# Want to move to Mexico.......Now What?



## TAdams (Oct 26, 2015)

Hello All,

We are interested in making the move to Mexico but have found mass confusion and I am hoping that some of you good folks might point us in the right direction. I will pose my questions below for all to review and I want to thank you in advance for your assistance.

Selling everything and dragging a small trailer with our personal belonging, couple of dogs, few electronics (TV and Laptops).................Are there any issues with this?

Will be driving a small vehicle from the states into Mexico.

We are interested in Temp Residency but not certain how to do this. Have heard that it needs to be started from the states and completed in Mexico.................. what might the details be?

We are located in Montana, USA and there is not a consulate even remotely close to us, in fact not even in the state................what to do?

What permit/visa should I be expecting at the border?, we have a long trip just to get to the border and don't want any surprises.

Any help would be greatly appreciated and I am sure comments will generate more questions


----------



## RVGRINGO (May 16, 2007)

You must apply for residence visas at a Mexican consulate in your home country. No other option. There are financial requirements to be proven by your bank statements for the last year, etc.
Hauling a trailer: It becomes part of your car‘s temporary importation permit and deposit. They must leave Mexico together. You cannot sell them in Mexico, nor permanently import them.
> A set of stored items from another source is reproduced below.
@@ -313,7 +334,8 @@
         if ((size_t)ft.ntiles + 1 > finish_bounds_entries(n)) return fail(DQ_ERR_HIP, "tile bounds buffer too small");
         if (slots) {
             LAUNCH(L, DQ_K_BUCKET_SORT, ft.ntiles, ft.ntiles * 16,
-                   hipLaunchKernelGGL(slot_out_kernel, dim3(1), dim3(kSlotOutThreads), 0, st, sctl->cursor, (uint32_t)b.X, slot_out, bflags));
+                   hipLaunchKernelGGL(slot_out_kernel, dim3(kRadixSize), dim3(kSlotOutThreads), 0, st, sctl->cursor, (uint32_t)b.X,
+                                      (const int64_t *)(w.digit_offset + kRadixSize) , n, slot_out, bflags));
             auto kernel = bucket_sort_kernel<IdxT, false, BktFine, true>;
             const int groups = resident_groups(&c.bkt_slot_groups[sizeof(IdxT) == 8], (const void *)kernel, BktFine::threads, c.dev);
             LAUNCH(L, DQ_K_BUCKET_SORT, n, n * (8 + wb) + n / 8,
@@ -348,7 +370,8 @@
         }
         if (b.ext && F.trace) fprintf(stderr, "[dq] bucketed round 0 with %d + 8 key bits per suffix (n=%lld)\n", keybits, (long long)n);
         bool overflow = false;
-        DQ_TRY(collect_ties(ebits, nullptr, Kfree, &overflow, Ks, false, b.hb));
+        const bool settle = F.tie_settle.value_or(slots ? 1 : 0) != 0;
+        DQ_TRY(collect_ties(ebits, nullptr, Kfree, &overflow, Ks, false, b.hb, settle));
         if (overflow) {
             if (F.trace) fprintf(stderr, "[dq] bucketed round 0 gave up (n=%lld): plain digit passes\n", (long long)n);
             DQ_TRY(prepare_status<IdxT>(L, w, n, kMaxPasses));
@@ -357,8 +380,12 @@
             o.m = 0; o.fin_cap = 0; o.fin_left = 0;
             return digit_tables(kb, false);
         }
-        o.fin_done = o.m <= o.fin_cap;
+        o.fin_done = settle || o.m <= o.fin_cap;
         o.Kr[0] = Kfree; o.Kr[1] = Ks;
+        if (settle) {
+            o.Kr[0] = Ks; o.Kr[1] = Kfree;
+            o.Vr[0] = w.Vb; o.Vr[1] = w.Va;
+        }
         o.h = b.hb;
         o.shallow_ties = true;
         *done = true;
diff --git a/deltaq_amd/csrc/dq_sa_kernels.h b/deltaq_amd/csrc/dq_sa_kernels.h
--- a/deltaq_amd/csrc/dq_sa_kernels.h
+++ b/deltaq_amd/csrc/dq_sa_kernels.h
@@ -1,4 +1,43 @@
 #pragma once
+#include <stdint.h>
+
+#if defined(__HIPCC__)
+#define DQ_HD __host__ __device__
+#else
+#define DQ_HD
+#endif
+
+namespace dq {
+
+template <int kMaxLen>
+DQ_HD inline int suffix_window_compare(const uint8_t *text, int64_t n, int64_t h, int64_t a, int64_t b)
+{
+    static_assert(kMaxLen % 8 == 0, "whole words");
+    typedef uint64_t u64_any __attribute__((aligned(1), may_alias));
+    const int64_t pa = a + h, pb = b + h;
+    uint64_t wa[kMaxLen / 8], wbv[kMaxLen / 8];
+#pragma unroll
+    for (int k = 0; k < kMaxLen / 8; ++k) {
+        wa[k] = *reinterpret_cast<const u64_any *>(text + pa + 8 * k);
+        wbv[k] = *reinterpret_cast<const u64_any *>(text + pb + 8 * k);
+    }
+    int d = kMaxLen;
+    bool a_less = false;
+#pragma unroll
+    for (int k = kMaxLen / 8 - 1; k >= 0; --k) {
+        const uint64_t x = __builtin_bswap64(wa[k]), y = __builtin_bswap64(wbv[k]);
+        if (x != y) { d = 8 * k + (__builtin_clzll(x ^ y) >> 3); a_less = x < y; }
+    }
+    const int64_t la = n - pa, lb = n - pb;
+    const int64_t lim = la < lb ? (la < kMaxLen ? la : kMaxLen) : (lb < kMaxLen ? lb : kMaxLen);
+    if (d < lim) return a_less ? -1 : 1;
+    if (lim < kMaxLen) return la < lb ? -1 : 1;
+    return 0;
+}
+
+}
+
+#if defined(__HIPCC__)
 #include "dq_runs.h"
 #include "dq_device_utils.h"
 
@@ -98,29 +137,7 @@
     if (head) {
 #pragma unroll
         for (int i = 0; i < kMaxG; ++i) s[i] = i < g ? (int64_t)suf[j + i] : 0;
-        static_assert(kMaxLen % 8 == 0, "whole words");
-        typedef uint64_t u64_any __attribute__((aligned(1)));
-        auto cmp = [&](int64_t a, int64_t b) -> int {
-            const int64_t pa = a + h, pb = b + h;
-            uint64_t wa[kMaxLen / 8], wbv[kMaxLen / 8];
-#pragma unroll
-            for (int k = 0; k < kMaxLen / 8; ++k) {
-                wa[k] = *reinterpret_cast<const u64_any *>(text + pa + 8 * k);
-                wbv[k] = *reinterpret_cast<const u64_any *>(text + pb + 8 * k);
-            }
-            int d = kMaxLen;
-            bool a_less = false;
-#pragma unroll
-            for (int k = kMaxLen / 8 - 1; k >= 0; --k) {
-                const uint64_t x = __builtin_bswap64(wa[k]), y = __builtin_bswap64(wbv[k]);
-                if (x != y) { d = 8 * k + (__builtin_clzll(x ^ y) >> 3); a_less = x < y; }
-            }
-            const int64_t la = n - pa, lb = n - pb;
-            const int64_t lim = la < lb ? (la < kMaxLen ? la : kMaxLen) : (lb < kMaxLen ? lb : kMaxLen);
-            if (d < lim) return a_less ? -1 : 1;
-            if (lim < kMaxLen) return la < lb ? -1 : 1;
-            return 0;
-        };
+        auto cmp = [&](int64_t a, int64_t b) -> int { return suffix_window_compare<kMaxLen>(text, n, h, a, b); };
         bool decided = true;
         if (g == 2) {
             const int c = cmp(s[0], s[1]);
@@ -210,3 +227,4 @@
 }
 
 }
+#endif
diff --git a/deltaq_amd/csrc/dq_slot_rank.h b/deltaq_amd/csrc/dq_slot_rank.h
--- a/deltaq_amd/csrc/dq_slot_rank.h
+++ b/deltaq_amd/csrc/dq_slot_rank.h
@@ -32,46 +32,31 @@
     slot_base[A * kRadixSize + d] = (uint32_t)(X * ((int64_t)s_rank * nb + (s_present ? rb : 0)));
 }
 
-constexpr int kSlotOutThreads = 1024;
+constexpr int kSlotOutThreads = kRadixSize;
 static __global__ __launch_bounds__(kSlotOutThreads) void slot_out_kernel(uint32_t *__restrict__ count , uint32_t X,
+                                                                   const int64_t *__restrict__ first_offset , int64_t n,
                                                                    uint32_t *__restrict__ out ,
                                                                    BucketFlags *__restrict__ flags)
 {
-    constexpr int kPer = kSlotBuckets / kSlotOutThreads, kVec = kPer / 4;
-    __shared__ uint32_t wtot[kSlotOutThreads / kWave];
-    const int tid = threadIdx.x, lane = lane_id(), wv = tid >> 6;
-    uint4 *cv = reinterpret_cast<uint4 *>(count) + tid * kVec;
-    uint4 c[kVec];
-#pragma unroll
-    for (int i = 0; i < kVec; ++i) c[i] = cv[i];
-    uint32_t sum = 0, mx = 0;
-#pragma unroll
-    for (int i = 0; i < kVec; ++i) {
-        mx = max(max(max(c[i].x, c[i].y), max(c[i].z, c[i].w)), mx);
-        c[i].x = min(c[i].x, X); c[i].y = min(c[i].y, X); c[i].z = min(c[i].z, X); c[i].w = min(c[i].w, X);
-        sum += c[i].x + c[i].y + c[i].z + c[i].w;
-    }
-    if (mx > X) {
+    static_assert(kSlotOutThreads == kBlock, "block_excl_sum scans kBlock values");
+    __shared__ uint32_t tmp[kWavesPerBlock];
+    const int A = blockIdx.x, B = threadIdx.x;
+    int64_t lo = first_offset[A], hi = A + 1 < kRadixSize ? first_offset[A + 1] : n;
+    lo = lo < 0 ? 0 : (lo > n ? n : lo);
+    hi = hi < lo ? lo : (hi > n ? n : hi);
+    const uint32_t room = (uint32_t)(hi - lo);
+    const uint32_t raw = count[A * kRadixSize + B];
+    const uint32_t c = min(raw, X);
+    uint32_t total;
+    const uint32_t excl = block_excl_sum(c, tmp, &total);
+    const uint32_t place = min(excl, room);
+    const uint32_t kept = min(c, room - place);
+    if (kept != raw) {
         atomicOr(&flags->overflow, 2ull);
-#pragma unroll
-        for (int i = 0; i < kVec; ++i) cv[i] = c[i];
-    }
-    const uint32_t incl = wave_incl_sum(sum);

Temporary residents may maintain a foreign plated car, but permanent residents may not, so before the temporary residence permit ends in 4 years, you must remove the foreign vehicle & trailer, in favor of purchasing replacement vehicle in Mexico. There are no unusual issues in taking used personal items into Mexico.


----------



## maesonna (Jun 10, 2008)

In case you‘re wondering where to find a Mexican consulate near you, here is the list.


----------



## TAdams (Oct 26, 2015)

RVGRINGO said:


> You must apply for residence visas at a Mexican consulate in your home country. No other option. There are financial requirements to be proven by your bank statements for the last year, etc.
> Hauling a trailer: It becomes part of your car‘s temporary importation permit and deposit. They must leave Mexico together. You cannot sell them in Mexico, nor permanently import them. Temporary residents may maintain a foreign plated car, but permanent residents may not, so before the temporary residence permit ends in 4 years, you must remove the foreign vehicle & trailer, in favor of purchasing replacement vehicle in Mexico. There are no unusual issues in taking used personal items into Mexico.
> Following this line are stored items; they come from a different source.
diff --git a/ranked-list-truncation_amd/csrc/attention_dispatch.hip b/ranked-list-truncation_amd/csrc/attention_dispatch.hip
--- a/ranked-list-truncation_amd/csrc/attention_dispatch.hip
+++ b/ranked-list-truncation_amd/csrc/attention_dispatch.hip
@@ -144,6 +144,37 @@
     return RLT_E_ARG;
 }
 
+int fwd(const float* qkv, int S, int B, int H, int HD, float drop_p, uint32_t seed, float* out, float* lse, void* images,
+        size_t images_bytes, bool images_ready, void* stream) {
+    RLT_CHECK_ARG(qkv && out && lse && S > 0 && B > 0 && H > 0 && drop_ok(drop_p));
+    RLT_CHECK_SHAPE(hd_ok(HD));
+    if (!(rlt_aligned16(qkv) && rlt_aligned16(out))) return RLT_E_ALIGN;
+    AttnPlan p = attn_plan(S, B, H, HD, drop_p, images != nullptr);
+    if (p.fwd_prepare && p.images_retained) {
+        if (images_bytes < p.images_bytes) return RLT_E_WORKSPACE;
+        if (!rlt_aligned16(images)) return RLT_E_ALIGN;
+    } else if (p.fwd_prepare && !(rlt_aligned16(images) && images_bytes >= p.images_bytes)) {
+        p = attn_plan(S, B, H, HD, drop_p, false);
+    }
+    RLT_CHECK_ARG(!images_ready || p.fwd == RLT_ATTN_X6H_PIPE);
+    AttnArgs a{};
+    a.qkv = qkv; a.o = out; a.lse_o = lse; a.S = S; a.B = B; a.H = H;
+    a.scale = 1.0f / sqrtf((float)HD);
+    a.drop_p = drop_p; a.drop_thr = rlt_drop_threshold(drop_p); a.seed = seed;
+    if (p.fwd_prepare) a.img = images;
+    if (p.fwd_fixup) a.redo = reinterpret_cast<uint32_t*>(reinterpret_cast<uint8_t*>(images) + p.flags_offset);
+    hipStream_t st = rlt_stream(stream);
+    int rc = 0;
+    switch (p.fwd) {
+    case RLT_ATTN_X6_IMG: case RLT_ATTN_X6_PP_IMG: rc = rlt_attn6_prepare(false, a, HD, st); break;
+    case RLT_ATTN_X6N_PIPE: rc = rlt_attn6n_prepare_at(1, 0, a, st); if (!rc) rc = rlt_attn6n_prepare_at(2, 1, a, st); break;
+    case RLT_ATTN_X6H_PIPE: rc = images_ready ? rlt_attn6h_drain2(a, st) : rlt_attn6h_prepare2(1, 0, 2, 1, a, st); break;
+    }
+    if (!rc) rc = run_kernel(p.fwd, 0, a, HD, images, nullptr, st);
+    if (!rc && p.fwd_fixup) rc = run_kernel(p.fwd_fixup, 0, a, HD, nullptr, nullptr, st);
+    return rc;
+}
+
 int bwd_prepare(const float* out, const float* dout, const float* lse, int S, int B, int H, int HD,
                 const void* images, void* ws, size_t ws_bytes, float drop_p, void* stream) {
     RLT_CHECK_ARG(out && dout && lse && ws && S > 0 && B > 0 && H > 0 && drop_ok(drop_p));
@@ -219,32 +250,7 @@
 int rlt_list_attention_fwd(const float* qkv, int S, int B, int H, int HD, float drop_p, uint32_t seed,
                            float* out, float* lse, void* images, size_t images_bytes, int precision, void* stream) {
     RLT_PREC_SCOPE(precision);
-    RLT_CHECK_ARG(qkv && out && lse && S > 0 && B > 0 && H > 0 && drop_ok(drop_p));
-    RLT_CHECK_SHAPE(hd_ok(HD));
-    if (!(rlt_aligned16(qkv) && rlt_aligned16(out))) return RLT_E_ALIGN;
-    AttnPlan p = attn_plan(S, B, H, HD, drop_p, images != nullptr);
-    if (p.fwd_prepare && p.images_retained) {
-        if (images_bytes < p.images_bytes) return RLT_E_WORKSPACE;
-        if (!rlt_aligned16(images)) return RLT_E_ALIGN;
-    } else if (p.fwd_prepare && !(rlt_aligned16(images) && images_bytes >= p.images_bytes)) {
-        p = attn_plan(S, B, H, HD, drop_p, false);
-    }
-    AttnArgs a{};
-    a.qkv = qkv; a.o = out; a.lse_o = lse; a.S = S; a.B = B; a.H = H;
-    a.scale = 1.0f / sqrtf((float)HD);
-    a.drop_p = drop_p; a.drop_thr = rlt_drop_threshold(drop_p); a.seed = seed;
-    if (p.fwd_prepare) a.img = images;
-    if (p.fwd_fixup) a.redo = reinterpret_cast<uint32_t*>(reinterpret_cast<uint8_t*>(images) + p.flags_offset);
-    hipStream_t st = rlt_stream(stream);
-    int rc = 0;
-    switch (p.fwd) {
-    case RLT_ATTN_X6_IMG: case RLT_ATTN_X6_PP_IMG: rc = rlt_attn6_prepare(false, a, HD, st); break;
-    case RLT_ATTN_X6N_PIPE: rc = rlt_attn6n_prepare_at(1, 0, a, st); if (!rc) rc = rlt_attn6n_prepare_at(2, 1, a, st); break;
-    case RLT_ATTN_X6H_PIPE: rc = rlt_attn6h_prepare2(1, 0, 2, 1, a, st); break;
-    }
-    if (!rc) rc = run_kernel(p.fwd, 0, a, HD, images, nullptr, st);
-    if (!rc && p.fwd_fixup) rc = run_kernel(p.fwd_fixup, 0, a, HD, nullptr, nullptr, st);
-    return rc;
+    return fwd(qkv, S, B, H, HD, drop_p, seed, out, lse, images, images_bytes, false, stream);
 }
 
 size_t rlt_list_attention_bwd_workspace(int S, int B, int H, int HD, float drop_p, int precision) {
@@ -283,3 +289,8 @@
 }
 
 }
+
+int rlt_list_attention_fwd_images_ready(const float* qkv, int S, int B, int H, int HD, float drop_p, uint32_t seed,
+                                        float* out, float* lse, void* images, size_t images_bytes, void* stream) {
+    return fwd(qkv, S, B, H, HD, drop_p, seed, out, lse, images, images_bytes, true, stream);
+}
diff --git a/ranked-list-truncation_amd/csrc/gemm.hip b/ranked-list-truncation_amd/csrc/gemm.hip
--- a/ranked-list-truncation_amd/csrc/gemm.hip
+++ b/ranked-list-truncation_amd/csrc/gemm.hip
@@ -1740,7 +1740,7 @@
                     const float* bias, const float* bias2, int flags,
                     const float* relu_mask, int ldmask, float mask_scale, float* colsum_a,
                     float drop_p, uint32_t seed, uint32_t* bits_out, const uint32_t* bits_in,
-                    void* ws, size_t ws_bytes, void* stream) {
+                    void* ws, size_t ws_bytes, void* stream, uint8_t* kv_img = nullptr, int kv_ntile = 0) {
     rlt_gemm_dispatch_rec = rlt_gemm_dispatch{};
     RLT_CHECK_ARG(A && B && C && M > 0 && N > 0 && K > 0);
     RLT_CHECK_ARG(lda >= (ta ? M : K) && ldb >= (tb ? K : N) && ldc >= N);
@@ -1763,7 +1763,8 @@
 
     hipStream_t st = rlt_stream(stream);
     if (p.d.family == RLT_GEMM_6S) {
-        const Gemm6sArgs s6{A, B, C, bias, bias2, M, N, K, lda, ldb, ldc, bits_out, bits_in, mask_scale};
+        RLT_CHECK_ARG(p.d.epilogue != 4 || (kv_img && rlt_aligned16(kv_img) && kv_ntile > 0 && M % (64 * kv_ntile) == 0));
+        const Gemm6sArgs s6{A, B, C, bias, bias2, M, N, K, lda, ldb, ldc, bits_out, bits_in, mask_scale, kv_img, kv_ntile};
         const int rc = rlt_gemm6s_launch(s6, p, &rlt_gemm_dispatch_rec, st);
         return rc ? rc : RLT_LAUNCH_RESULT();
     }
@@ -1816,8 +1817,8 @@
                 float drop_p, uint32_t seed,
                 void* ws, size_t ws_bytes, int precision, void* stream) {
     RLT_PREC_SCOPE(precision);
-    return gemm_run(ta, tb, M, N, K, A, lda, B, ldb, C, ldc, bias, bias2, flags, relu_mask, ldmask, mask_scale, colsum_a,
-                    drop_p, seed, nullptr, nullptr, ws, ws_bytes, stream);
+    return gemm_run(ta, tb, M, N, K, A, lda, B, ldb, C, ldc, bias, bias2, flags & ~RLT_GEMM_INTERNAL_FLAGS, relu_mask, ldmask, mask_scale,
+                    colsum_a, drop_p, seed, nullptr, nullptr, ws, ws_bytes, stream);
 }
 
 size_t rlt_gemm_bits_words(int M, int N) { return M > 0 && N > 0 ? (size_t)rlt_cdiv(M, 32) * N : 0; }
@@ -1832,9 +1833,22 @@
     RLT_CHECK_ARG(!relu_bits_out || (flags & RLT_GEMM_RELU));
     RLT_CHECK_ARG(drop_p == 0.f || relu_bits_out);
     RLT_CHECK_SHAPE(N % 32 == 0);
-    return gemm_run(ta, tb, M, N, K, A, lda, B, ldb, C, ldc, bias, nullptr, flags, nullptr, 0, mask_scale, nullptr,
+    return gemm_run(ta, tb, M, N, K, A, lda, B, ldb, C, ldc, bias, nullptr, flags & ~RLT_GEMM_INTERNAL_FLAGS, nullptr, 0, mask_scale, nullptr,
                     drop_p, seed, relu_bits_out, mask_bits_in, nullptr, 0, stream);
 }
+
+}
+
+int rlt_gemm_inproj_kv_images(int T, int E, int B, const float* x, const float* w, const float* bias, float* qkv, void* images,
+                              void* ws, size_t ws_bytes, int* wrote, void* stream) {
+    RLT_CHECK_ARG(wrote && images && B > 0 && B % 64 == 0 && T % B == 0);
+    const int rc = gemm_run(0, 1, T, 3 * E, E, x, E, w, E, qkv, 3 * E, bias, nullptr, RLT_GEMM_KV_IMAGES, nullptr, 0, 1.f, nullptr,
+                            0.f, 0u, nullptr, nullptr, ws, ws_bytes, stream, static_cast<uint8_t*>(images), B / 64);
+    *wrote = !rc && rlt_gemm_dispatch_rec.epilogue == 4;
+    return rc;
+}
+
+extern "C" {
 
 size_t rlt_colsum_workspace(int T, int N) {
     if (T <= 0 || N <= 0) return 0;
diff --git a/ranked-list-truncation_amd/csrc/gemm6s.h b/ranked-list-truncation_amd/csrc/gemm6s.h
--- a/ranked-list-truncation_amd/csrc/gemm6s.h
+++ b/ranked-list-truncation_amd/csrc/gemm6s.h
@@ -11,5 +11,11 @@
     uint32_t* bits_out;
     const uint32_t* bits_in;
     float mask_scale;
+    uint8_t* kv_img;
+    int kv_ntile;
 };
 int rlt_gemm6s_launch(const Gemm6sArgs& g, const GemmPlan& p, rlt_gemm_dispatch* rec, hipStream_t st);
+int rlt_gemm6s_kv_launch(const Gemm6sArgs& g, const GemmPlan& p, rlt_gemm_dispatch* rec, hipStream_t st);
+
+int rlt_gemm_inproj_kv_images(int T, int E, int B, const float* x, const float* w, const float* bias, float* qkv, void* images,
+                              void* ws, size_t ws_bytes, int* wrote, void* stream);
diff --git a/ranked-list-truncation_amd/csrc/gemm6s.hip b/ranked-list-truncation_amd/csrc/gemm6s.hip
--- a/ranked-list-truncation_amd/csrc/gemm6s.hip
+++ b/ranked-list-truncation_amd/csrc/gemm6s.hip
@@ -1,237 +1,11 @@
-#include "common.h"
-#include "gemm6s.h"
-#include "split6.h"
-#include <type_traits>
+#include "gemm6s_kernel.h"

Thank you. The problem is I am in Montana and the nearest Consulate is the next state over.

What permit/visa should I be expecting at the border?, we have a long trip just to get to the border and don't want any surprises.


----------



## RVGRINGO (May 16, 2007)

At the border, you can only get a 180 day tourist permit, which is not renewable in Mexico. You, the car and the trailer would all have to leave by the 179th day. No options. So, it looks like you have a trip or two to make to the nearest Mexican consulate if you want to reside in Mexico. This is all new since 2012. You might try calling the consulate, but most are not known for responding to calls or e-mail. Mexico is a face-to-face culture; always with a smile and a lot of patience.


----------



## maesonna (Jun 10, 2008)

To elaborate on what RVGringo said, if you do make your application for residency at the Mexican consulate before you go, you will enter Mexico with the papers that they give you at the consulate. You then to go to an immigration office in Mexico to complete the process of obtaining your resident visa. You have to start this within your first 30 days in Mexico. If you do it this way, the 180-day tourist limitation doesn’t apply to you.


----------



## RVGRINGO (May 16, 2007)

Good point. One must enter Mexico within 180 days of approval by the consulate, with the “Canje“ stamped in their passport. From the date of entry, they then have 30 days to report to INM with proofs of residence, etc. That begins the process of getting the actual visa card, which can take a couple of months. One may travel within Mexico but not outside, without special arrangements during that processing (tramite) period.


----------



## Meritorious-MasoMenos (Apr 17, 2014)

TAdams,

I went through this process last year. I went via the Consulate in New York City, and there, you needed an appointment, which can be made on the Consulate's website. Theoretically, you could make the appointment on your way to Mexico. However, the process can be confusing. Even though I have a lot of experience in Mexico, the requirements were confusing to me.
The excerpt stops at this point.